→ Task directions: Reproduce exactly the lines below from the one containing "if ((int64_t)nwk.size() >" through the one containing "acc->hi.assign(acc->words, 0);", including both, and nothing else.

Records from a data source:
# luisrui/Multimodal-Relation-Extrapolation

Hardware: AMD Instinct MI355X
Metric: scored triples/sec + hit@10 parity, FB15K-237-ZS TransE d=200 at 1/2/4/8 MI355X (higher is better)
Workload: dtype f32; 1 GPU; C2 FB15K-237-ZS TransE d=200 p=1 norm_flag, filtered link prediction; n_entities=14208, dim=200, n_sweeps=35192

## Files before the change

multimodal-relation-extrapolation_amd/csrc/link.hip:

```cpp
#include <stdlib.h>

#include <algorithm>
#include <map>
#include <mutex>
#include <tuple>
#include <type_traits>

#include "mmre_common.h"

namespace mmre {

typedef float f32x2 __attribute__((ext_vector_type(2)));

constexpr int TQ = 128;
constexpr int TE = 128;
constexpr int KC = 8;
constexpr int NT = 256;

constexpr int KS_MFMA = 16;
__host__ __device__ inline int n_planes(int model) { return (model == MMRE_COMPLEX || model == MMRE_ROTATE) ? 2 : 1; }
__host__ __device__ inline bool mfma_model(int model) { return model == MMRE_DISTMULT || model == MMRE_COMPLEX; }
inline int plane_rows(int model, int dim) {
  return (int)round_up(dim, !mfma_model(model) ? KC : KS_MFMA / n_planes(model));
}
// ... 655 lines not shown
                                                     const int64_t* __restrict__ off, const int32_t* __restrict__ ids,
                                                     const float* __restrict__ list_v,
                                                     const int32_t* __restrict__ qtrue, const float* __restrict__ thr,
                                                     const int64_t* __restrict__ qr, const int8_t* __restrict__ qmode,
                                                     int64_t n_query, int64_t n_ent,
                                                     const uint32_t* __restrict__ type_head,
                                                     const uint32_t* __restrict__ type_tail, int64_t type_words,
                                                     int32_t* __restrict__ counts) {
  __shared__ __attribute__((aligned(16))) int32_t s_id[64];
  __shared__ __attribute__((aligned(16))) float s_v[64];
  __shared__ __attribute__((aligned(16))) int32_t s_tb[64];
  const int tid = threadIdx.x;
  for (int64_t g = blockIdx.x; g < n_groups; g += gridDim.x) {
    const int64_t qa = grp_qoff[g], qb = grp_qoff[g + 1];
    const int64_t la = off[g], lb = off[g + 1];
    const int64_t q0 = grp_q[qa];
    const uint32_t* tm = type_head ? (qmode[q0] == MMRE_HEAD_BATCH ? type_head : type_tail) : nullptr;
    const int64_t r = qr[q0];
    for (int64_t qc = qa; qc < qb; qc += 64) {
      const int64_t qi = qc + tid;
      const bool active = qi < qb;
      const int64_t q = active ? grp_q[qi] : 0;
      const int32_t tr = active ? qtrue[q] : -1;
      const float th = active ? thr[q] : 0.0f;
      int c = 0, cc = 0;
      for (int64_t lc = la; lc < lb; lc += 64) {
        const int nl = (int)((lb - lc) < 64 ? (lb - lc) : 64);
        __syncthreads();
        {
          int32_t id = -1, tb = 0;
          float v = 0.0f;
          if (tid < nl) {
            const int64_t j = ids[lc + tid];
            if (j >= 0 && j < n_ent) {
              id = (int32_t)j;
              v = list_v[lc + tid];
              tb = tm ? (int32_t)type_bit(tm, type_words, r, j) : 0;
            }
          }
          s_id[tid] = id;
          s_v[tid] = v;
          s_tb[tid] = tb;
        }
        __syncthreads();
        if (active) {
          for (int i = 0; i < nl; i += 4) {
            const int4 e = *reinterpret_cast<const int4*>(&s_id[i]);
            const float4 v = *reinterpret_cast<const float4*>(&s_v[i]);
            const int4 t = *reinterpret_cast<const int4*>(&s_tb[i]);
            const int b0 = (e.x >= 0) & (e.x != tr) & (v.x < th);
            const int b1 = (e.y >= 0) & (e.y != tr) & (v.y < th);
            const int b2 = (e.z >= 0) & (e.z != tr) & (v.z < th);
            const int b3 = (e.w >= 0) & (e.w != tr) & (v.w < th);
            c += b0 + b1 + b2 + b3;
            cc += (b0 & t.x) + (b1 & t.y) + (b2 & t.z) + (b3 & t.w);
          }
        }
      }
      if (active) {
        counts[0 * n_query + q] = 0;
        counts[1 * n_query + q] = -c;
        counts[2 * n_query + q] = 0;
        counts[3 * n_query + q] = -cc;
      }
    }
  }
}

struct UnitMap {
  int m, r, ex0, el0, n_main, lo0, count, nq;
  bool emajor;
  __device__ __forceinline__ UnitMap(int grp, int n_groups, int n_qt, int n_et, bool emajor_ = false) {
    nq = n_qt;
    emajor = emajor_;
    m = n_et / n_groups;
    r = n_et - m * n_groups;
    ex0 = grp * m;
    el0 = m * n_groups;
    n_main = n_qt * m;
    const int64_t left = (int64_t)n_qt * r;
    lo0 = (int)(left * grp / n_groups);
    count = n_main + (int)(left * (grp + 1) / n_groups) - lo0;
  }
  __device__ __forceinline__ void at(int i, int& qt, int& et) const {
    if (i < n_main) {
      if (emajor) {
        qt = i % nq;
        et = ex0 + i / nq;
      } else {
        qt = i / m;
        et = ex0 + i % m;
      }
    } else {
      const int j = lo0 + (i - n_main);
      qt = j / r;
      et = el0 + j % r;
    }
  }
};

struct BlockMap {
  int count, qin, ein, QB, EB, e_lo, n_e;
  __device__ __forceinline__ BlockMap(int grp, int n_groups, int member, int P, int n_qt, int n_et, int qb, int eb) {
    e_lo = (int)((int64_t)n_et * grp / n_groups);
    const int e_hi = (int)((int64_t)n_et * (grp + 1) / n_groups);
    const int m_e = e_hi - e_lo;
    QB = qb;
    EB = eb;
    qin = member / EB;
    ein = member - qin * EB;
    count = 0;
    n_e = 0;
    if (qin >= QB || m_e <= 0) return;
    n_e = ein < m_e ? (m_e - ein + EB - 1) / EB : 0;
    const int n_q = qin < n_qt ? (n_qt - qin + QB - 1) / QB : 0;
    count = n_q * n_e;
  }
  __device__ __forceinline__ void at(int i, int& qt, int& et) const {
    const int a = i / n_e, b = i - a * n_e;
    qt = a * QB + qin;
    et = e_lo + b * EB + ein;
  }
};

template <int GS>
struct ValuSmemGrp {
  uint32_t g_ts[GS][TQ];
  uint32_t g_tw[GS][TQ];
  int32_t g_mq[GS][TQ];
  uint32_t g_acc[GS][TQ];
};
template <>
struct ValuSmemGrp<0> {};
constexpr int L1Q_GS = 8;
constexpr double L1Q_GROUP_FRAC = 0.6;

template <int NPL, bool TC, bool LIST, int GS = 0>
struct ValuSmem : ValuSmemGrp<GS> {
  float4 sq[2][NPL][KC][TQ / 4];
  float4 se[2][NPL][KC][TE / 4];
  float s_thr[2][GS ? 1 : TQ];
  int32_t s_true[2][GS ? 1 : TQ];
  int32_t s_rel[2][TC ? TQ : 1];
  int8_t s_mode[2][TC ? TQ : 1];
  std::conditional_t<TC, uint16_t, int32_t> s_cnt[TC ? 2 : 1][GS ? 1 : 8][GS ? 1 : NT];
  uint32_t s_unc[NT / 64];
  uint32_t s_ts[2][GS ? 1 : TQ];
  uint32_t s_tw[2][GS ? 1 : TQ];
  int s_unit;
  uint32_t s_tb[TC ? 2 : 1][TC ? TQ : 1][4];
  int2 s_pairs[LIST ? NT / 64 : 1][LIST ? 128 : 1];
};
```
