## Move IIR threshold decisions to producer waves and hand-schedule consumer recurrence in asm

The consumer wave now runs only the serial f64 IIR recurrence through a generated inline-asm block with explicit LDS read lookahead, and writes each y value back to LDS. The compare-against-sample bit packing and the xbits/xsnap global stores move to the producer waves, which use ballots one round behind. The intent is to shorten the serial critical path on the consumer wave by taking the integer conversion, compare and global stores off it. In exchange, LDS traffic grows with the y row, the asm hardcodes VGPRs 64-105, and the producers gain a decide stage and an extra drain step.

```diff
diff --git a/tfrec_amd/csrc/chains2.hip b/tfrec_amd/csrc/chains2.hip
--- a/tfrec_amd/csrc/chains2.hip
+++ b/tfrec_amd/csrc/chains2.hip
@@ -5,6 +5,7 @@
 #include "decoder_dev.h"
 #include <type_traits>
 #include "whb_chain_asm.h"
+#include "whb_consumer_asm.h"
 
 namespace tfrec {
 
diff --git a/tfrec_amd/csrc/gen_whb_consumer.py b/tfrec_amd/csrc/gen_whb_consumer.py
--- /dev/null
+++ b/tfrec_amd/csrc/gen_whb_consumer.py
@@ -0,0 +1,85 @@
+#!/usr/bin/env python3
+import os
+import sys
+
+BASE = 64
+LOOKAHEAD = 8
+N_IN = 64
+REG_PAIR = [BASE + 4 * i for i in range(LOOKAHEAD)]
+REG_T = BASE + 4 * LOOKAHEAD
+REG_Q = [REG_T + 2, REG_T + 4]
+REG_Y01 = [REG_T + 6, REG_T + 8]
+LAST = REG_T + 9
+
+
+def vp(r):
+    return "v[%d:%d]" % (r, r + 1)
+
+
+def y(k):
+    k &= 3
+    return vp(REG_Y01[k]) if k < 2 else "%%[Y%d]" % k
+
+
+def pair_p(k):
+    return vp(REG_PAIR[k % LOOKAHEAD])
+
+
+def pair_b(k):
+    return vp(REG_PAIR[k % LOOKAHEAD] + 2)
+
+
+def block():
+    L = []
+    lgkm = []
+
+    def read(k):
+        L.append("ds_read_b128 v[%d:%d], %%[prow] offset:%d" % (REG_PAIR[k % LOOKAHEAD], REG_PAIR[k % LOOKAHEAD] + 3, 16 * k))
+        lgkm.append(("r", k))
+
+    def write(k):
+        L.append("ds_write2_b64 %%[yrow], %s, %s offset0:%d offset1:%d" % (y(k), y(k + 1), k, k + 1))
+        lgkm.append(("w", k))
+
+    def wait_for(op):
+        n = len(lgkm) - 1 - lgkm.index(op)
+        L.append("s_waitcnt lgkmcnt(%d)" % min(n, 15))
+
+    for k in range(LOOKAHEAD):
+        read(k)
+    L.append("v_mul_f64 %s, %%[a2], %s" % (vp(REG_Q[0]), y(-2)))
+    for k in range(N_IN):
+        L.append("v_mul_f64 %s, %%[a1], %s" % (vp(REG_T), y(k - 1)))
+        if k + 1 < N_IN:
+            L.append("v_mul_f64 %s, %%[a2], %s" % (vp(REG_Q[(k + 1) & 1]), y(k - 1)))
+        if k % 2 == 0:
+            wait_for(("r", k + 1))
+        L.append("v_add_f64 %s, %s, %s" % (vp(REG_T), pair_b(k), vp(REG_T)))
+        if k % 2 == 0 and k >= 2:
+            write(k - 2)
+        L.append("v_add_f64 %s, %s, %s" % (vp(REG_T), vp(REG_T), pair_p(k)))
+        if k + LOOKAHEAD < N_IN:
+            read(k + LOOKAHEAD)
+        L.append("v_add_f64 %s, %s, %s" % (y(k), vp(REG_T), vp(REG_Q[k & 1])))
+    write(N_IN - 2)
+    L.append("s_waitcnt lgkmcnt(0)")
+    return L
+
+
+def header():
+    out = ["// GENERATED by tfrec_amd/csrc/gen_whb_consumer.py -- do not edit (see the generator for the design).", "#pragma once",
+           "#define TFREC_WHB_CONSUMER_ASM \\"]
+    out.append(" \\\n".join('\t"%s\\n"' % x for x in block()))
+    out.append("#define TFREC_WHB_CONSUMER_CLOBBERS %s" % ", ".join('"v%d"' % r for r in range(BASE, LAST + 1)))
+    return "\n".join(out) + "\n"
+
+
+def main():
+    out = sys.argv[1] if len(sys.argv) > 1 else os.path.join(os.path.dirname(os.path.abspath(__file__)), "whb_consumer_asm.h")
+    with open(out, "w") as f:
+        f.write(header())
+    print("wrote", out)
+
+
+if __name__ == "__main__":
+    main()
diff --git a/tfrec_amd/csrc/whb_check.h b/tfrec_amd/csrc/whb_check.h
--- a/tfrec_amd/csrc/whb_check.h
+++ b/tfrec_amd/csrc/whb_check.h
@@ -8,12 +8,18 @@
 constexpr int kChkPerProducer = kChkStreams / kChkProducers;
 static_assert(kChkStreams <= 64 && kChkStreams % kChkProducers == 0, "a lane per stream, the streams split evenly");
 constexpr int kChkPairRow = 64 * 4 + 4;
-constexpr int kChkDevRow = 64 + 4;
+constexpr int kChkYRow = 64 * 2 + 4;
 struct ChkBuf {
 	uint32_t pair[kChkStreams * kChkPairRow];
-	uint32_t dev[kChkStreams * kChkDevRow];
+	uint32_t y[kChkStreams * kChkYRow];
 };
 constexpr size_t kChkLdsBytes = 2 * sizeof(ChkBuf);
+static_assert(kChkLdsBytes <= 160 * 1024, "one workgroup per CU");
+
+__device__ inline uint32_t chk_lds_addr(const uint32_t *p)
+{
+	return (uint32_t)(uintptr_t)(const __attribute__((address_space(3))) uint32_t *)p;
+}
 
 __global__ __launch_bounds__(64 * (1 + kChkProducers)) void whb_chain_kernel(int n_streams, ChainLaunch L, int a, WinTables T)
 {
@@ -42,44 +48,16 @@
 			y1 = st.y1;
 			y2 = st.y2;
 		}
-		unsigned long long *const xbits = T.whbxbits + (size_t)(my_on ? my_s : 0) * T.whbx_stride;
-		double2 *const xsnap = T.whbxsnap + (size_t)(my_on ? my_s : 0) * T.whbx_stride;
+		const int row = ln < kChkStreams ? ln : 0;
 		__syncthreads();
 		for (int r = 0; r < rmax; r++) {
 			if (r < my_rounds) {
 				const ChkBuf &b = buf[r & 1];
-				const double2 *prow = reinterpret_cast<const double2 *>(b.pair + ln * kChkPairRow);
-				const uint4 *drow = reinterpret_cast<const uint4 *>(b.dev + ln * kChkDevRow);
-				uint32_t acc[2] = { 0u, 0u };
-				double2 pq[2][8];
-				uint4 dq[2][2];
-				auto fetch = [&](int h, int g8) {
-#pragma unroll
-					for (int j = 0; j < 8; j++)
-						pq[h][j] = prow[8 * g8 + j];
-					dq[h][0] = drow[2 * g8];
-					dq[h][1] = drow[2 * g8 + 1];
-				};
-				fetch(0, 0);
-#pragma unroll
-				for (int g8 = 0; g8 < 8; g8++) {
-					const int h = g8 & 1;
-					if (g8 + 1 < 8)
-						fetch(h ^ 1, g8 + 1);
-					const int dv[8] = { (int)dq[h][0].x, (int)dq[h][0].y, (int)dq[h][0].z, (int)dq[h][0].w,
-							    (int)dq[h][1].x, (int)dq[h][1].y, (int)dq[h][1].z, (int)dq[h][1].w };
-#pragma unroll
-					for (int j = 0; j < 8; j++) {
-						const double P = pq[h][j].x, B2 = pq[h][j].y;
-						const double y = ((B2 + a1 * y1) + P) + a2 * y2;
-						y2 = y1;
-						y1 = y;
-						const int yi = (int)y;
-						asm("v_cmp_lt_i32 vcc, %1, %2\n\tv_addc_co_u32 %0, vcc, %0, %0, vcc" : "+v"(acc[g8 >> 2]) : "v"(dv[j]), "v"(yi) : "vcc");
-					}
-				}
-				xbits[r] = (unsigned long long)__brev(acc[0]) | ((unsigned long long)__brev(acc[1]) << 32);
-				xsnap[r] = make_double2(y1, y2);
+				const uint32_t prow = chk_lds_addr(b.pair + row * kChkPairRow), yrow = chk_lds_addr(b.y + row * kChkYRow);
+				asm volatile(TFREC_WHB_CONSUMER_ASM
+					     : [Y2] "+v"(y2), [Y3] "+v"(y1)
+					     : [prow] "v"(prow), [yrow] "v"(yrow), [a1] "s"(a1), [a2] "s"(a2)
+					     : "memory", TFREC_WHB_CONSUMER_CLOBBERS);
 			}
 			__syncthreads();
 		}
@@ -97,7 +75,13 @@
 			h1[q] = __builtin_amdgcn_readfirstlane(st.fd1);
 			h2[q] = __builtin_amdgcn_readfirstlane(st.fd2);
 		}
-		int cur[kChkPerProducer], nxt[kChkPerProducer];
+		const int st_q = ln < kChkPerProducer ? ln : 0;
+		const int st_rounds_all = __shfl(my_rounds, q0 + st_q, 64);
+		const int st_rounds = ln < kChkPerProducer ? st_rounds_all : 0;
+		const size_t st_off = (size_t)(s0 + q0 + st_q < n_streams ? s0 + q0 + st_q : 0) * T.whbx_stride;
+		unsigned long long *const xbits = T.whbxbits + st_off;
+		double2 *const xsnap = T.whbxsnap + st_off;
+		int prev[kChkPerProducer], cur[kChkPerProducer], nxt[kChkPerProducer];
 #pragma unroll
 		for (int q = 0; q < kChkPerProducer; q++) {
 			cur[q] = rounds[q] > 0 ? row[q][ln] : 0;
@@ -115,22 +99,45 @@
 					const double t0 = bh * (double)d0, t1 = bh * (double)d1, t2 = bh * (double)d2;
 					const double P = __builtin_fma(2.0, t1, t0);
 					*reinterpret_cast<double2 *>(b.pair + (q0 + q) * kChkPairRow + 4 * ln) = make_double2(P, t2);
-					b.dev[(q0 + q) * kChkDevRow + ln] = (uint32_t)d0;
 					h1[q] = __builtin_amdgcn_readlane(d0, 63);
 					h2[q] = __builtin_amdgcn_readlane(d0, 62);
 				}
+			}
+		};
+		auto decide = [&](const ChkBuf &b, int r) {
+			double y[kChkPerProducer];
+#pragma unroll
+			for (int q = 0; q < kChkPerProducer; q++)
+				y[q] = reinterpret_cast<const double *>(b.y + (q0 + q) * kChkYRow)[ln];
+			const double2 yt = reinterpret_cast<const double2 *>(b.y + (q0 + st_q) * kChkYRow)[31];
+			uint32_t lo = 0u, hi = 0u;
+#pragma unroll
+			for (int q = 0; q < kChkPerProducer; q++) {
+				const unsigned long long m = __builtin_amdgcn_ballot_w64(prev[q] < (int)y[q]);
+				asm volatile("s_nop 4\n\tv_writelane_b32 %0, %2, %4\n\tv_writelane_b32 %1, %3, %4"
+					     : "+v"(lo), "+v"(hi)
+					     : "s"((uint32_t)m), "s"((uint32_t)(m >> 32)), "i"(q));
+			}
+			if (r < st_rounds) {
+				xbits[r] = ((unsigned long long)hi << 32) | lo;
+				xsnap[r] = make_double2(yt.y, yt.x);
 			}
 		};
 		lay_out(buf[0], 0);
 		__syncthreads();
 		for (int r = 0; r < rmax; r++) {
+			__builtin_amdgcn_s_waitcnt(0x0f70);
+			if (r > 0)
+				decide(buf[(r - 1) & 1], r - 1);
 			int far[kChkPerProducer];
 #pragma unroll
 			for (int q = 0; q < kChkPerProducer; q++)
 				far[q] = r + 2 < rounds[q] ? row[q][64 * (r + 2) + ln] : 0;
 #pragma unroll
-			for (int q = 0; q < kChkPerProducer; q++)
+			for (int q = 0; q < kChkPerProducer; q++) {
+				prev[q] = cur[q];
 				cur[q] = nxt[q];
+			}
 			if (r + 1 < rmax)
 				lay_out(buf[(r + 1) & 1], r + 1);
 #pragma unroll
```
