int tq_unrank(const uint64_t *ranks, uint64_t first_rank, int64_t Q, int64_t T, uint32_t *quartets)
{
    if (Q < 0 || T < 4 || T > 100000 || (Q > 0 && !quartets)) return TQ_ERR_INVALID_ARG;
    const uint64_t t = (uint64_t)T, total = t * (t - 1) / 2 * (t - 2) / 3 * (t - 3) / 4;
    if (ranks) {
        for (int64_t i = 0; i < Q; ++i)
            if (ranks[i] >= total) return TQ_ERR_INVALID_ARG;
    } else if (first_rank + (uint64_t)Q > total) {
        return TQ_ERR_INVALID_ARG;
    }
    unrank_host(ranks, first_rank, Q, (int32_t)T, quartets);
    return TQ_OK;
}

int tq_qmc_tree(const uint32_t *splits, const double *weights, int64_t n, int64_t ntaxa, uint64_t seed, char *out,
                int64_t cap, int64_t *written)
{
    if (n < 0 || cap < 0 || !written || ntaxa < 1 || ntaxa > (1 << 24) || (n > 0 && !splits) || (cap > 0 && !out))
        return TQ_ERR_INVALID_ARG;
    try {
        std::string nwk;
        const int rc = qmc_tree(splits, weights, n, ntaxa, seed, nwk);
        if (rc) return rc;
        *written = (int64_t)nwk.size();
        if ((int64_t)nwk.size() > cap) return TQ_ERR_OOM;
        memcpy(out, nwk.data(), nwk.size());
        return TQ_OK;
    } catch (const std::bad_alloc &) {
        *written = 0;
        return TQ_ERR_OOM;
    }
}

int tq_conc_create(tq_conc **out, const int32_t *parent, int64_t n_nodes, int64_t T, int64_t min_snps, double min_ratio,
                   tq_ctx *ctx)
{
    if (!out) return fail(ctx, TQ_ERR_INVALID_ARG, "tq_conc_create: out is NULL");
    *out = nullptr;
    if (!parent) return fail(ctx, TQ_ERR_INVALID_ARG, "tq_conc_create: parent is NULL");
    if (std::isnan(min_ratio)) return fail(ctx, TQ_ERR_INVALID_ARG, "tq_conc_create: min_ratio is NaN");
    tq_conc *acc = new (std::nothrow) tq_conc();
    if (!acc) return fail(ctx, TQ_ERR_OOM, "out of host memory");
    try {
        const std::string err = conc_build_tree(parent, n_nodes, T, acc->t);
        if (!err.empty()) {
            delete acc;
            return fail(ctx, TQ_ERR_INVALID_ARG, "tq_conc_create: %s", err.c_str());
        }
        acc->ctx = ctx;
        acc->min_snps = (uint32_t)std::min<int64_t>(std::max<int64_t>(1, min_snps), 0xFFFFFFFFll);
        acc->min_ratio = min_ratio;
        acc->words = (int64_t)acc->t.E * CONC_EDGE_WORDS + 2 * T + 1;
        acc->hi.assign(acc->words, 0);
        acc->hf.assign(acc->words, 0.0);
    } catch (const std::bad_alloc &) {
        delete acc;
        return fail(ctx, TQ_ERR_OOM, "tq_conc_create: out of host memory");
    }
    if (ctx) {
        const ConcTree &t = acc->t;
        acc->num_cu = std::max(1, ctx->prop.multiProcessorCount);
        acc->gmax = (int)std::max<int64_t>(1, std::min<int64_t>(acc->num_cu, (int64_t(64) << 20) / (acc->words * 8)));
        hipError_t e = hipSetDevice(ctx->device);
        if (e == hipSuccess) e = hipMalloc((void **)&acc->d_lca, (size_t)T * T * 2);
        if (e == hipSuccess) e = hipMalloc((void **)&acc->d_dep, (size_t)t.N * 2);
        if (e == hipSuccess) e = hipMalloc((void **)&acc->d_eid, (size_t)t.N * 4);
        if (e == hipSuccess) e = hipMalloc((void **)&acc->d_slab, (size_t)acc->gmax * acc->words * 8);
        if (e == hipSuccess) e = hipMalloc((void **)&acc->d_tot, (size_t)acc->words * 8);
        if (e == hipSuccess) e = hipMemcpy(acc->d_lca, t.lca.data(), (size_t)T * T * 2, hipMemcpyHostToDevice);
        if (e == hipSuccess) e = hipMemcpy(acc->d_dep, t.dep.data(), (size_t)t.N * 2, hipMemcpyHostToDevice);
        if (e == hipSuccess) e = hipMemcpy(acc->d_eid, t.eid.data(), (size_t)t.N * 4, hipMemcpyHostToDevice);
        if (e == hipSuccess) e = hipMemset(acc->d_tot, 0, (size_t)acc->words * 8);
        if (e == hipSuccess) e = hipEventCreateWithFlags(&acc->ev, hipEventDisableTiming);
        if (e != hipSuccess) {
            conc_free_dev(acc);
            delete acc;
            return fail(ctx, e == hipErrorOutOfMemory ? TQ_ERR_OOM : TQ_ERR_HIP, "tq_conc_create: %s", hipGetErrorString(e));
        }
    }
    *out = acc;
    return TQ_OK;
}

→ Response to this task:
        if ((int64_t)nwk.size() > cap) return TQ_ERR_OOM;
        memcpy(out, nwk.data(), nwk.size());
        return TQ_OK;
    } catch (const std::bad_alloc &) {
        *written = 0;
        return TQ_ERR_OOM;
    }
}

int tq_conc_create(tq_conc **out, const int32_t *parent, int64_t n_nodes, int64_t T, int64_t min_snps, double min_ratio,
                   tq_ctx *ctx)
{
    if (!out) return fail(ctx, TQ_ERR_INVALID_ARG, "tq_conc_create: out is NULL");
    *out = nullptr;
    if (!parent) return fail(ctx, TQ_ERR_INVALID_ARG, "tq_conc_create: parent is NULL");
    if (std::isnan(min_ratio)) return fail(ctx, TQ_ERR_INVALID_ARG, "tq_conc_create: min_ratio is NaN");
    tq_conc *acc = new (std::nothrow) tq_conc();
    if (!acc) return fail(ctx, TQ_ERR_OOM, "out of host memory");
    try {
        const std::string err = conc_build_tree(parent, n_nodes, T, acc->t);
        if (!err.empty()) {
            delete acc;
            return fail(ctx, TQ_ERR_INVALID_ARG, "tq_conc_create: %s", err.c_str());
        }
        acc->ctx = ctx;
        acc->min_snps = (uint32_t)std::min<int64_t>(std::max<int64_t>(1, min_snps), 0xFFFFFFFFll);
        acc->min_ratio = min_ratio;
        acc->words = (int64_t)acc->t.E * CONC_EDGE_WORDS + 2 * T + 1;
        acc->hi.assign(acc->words, 0);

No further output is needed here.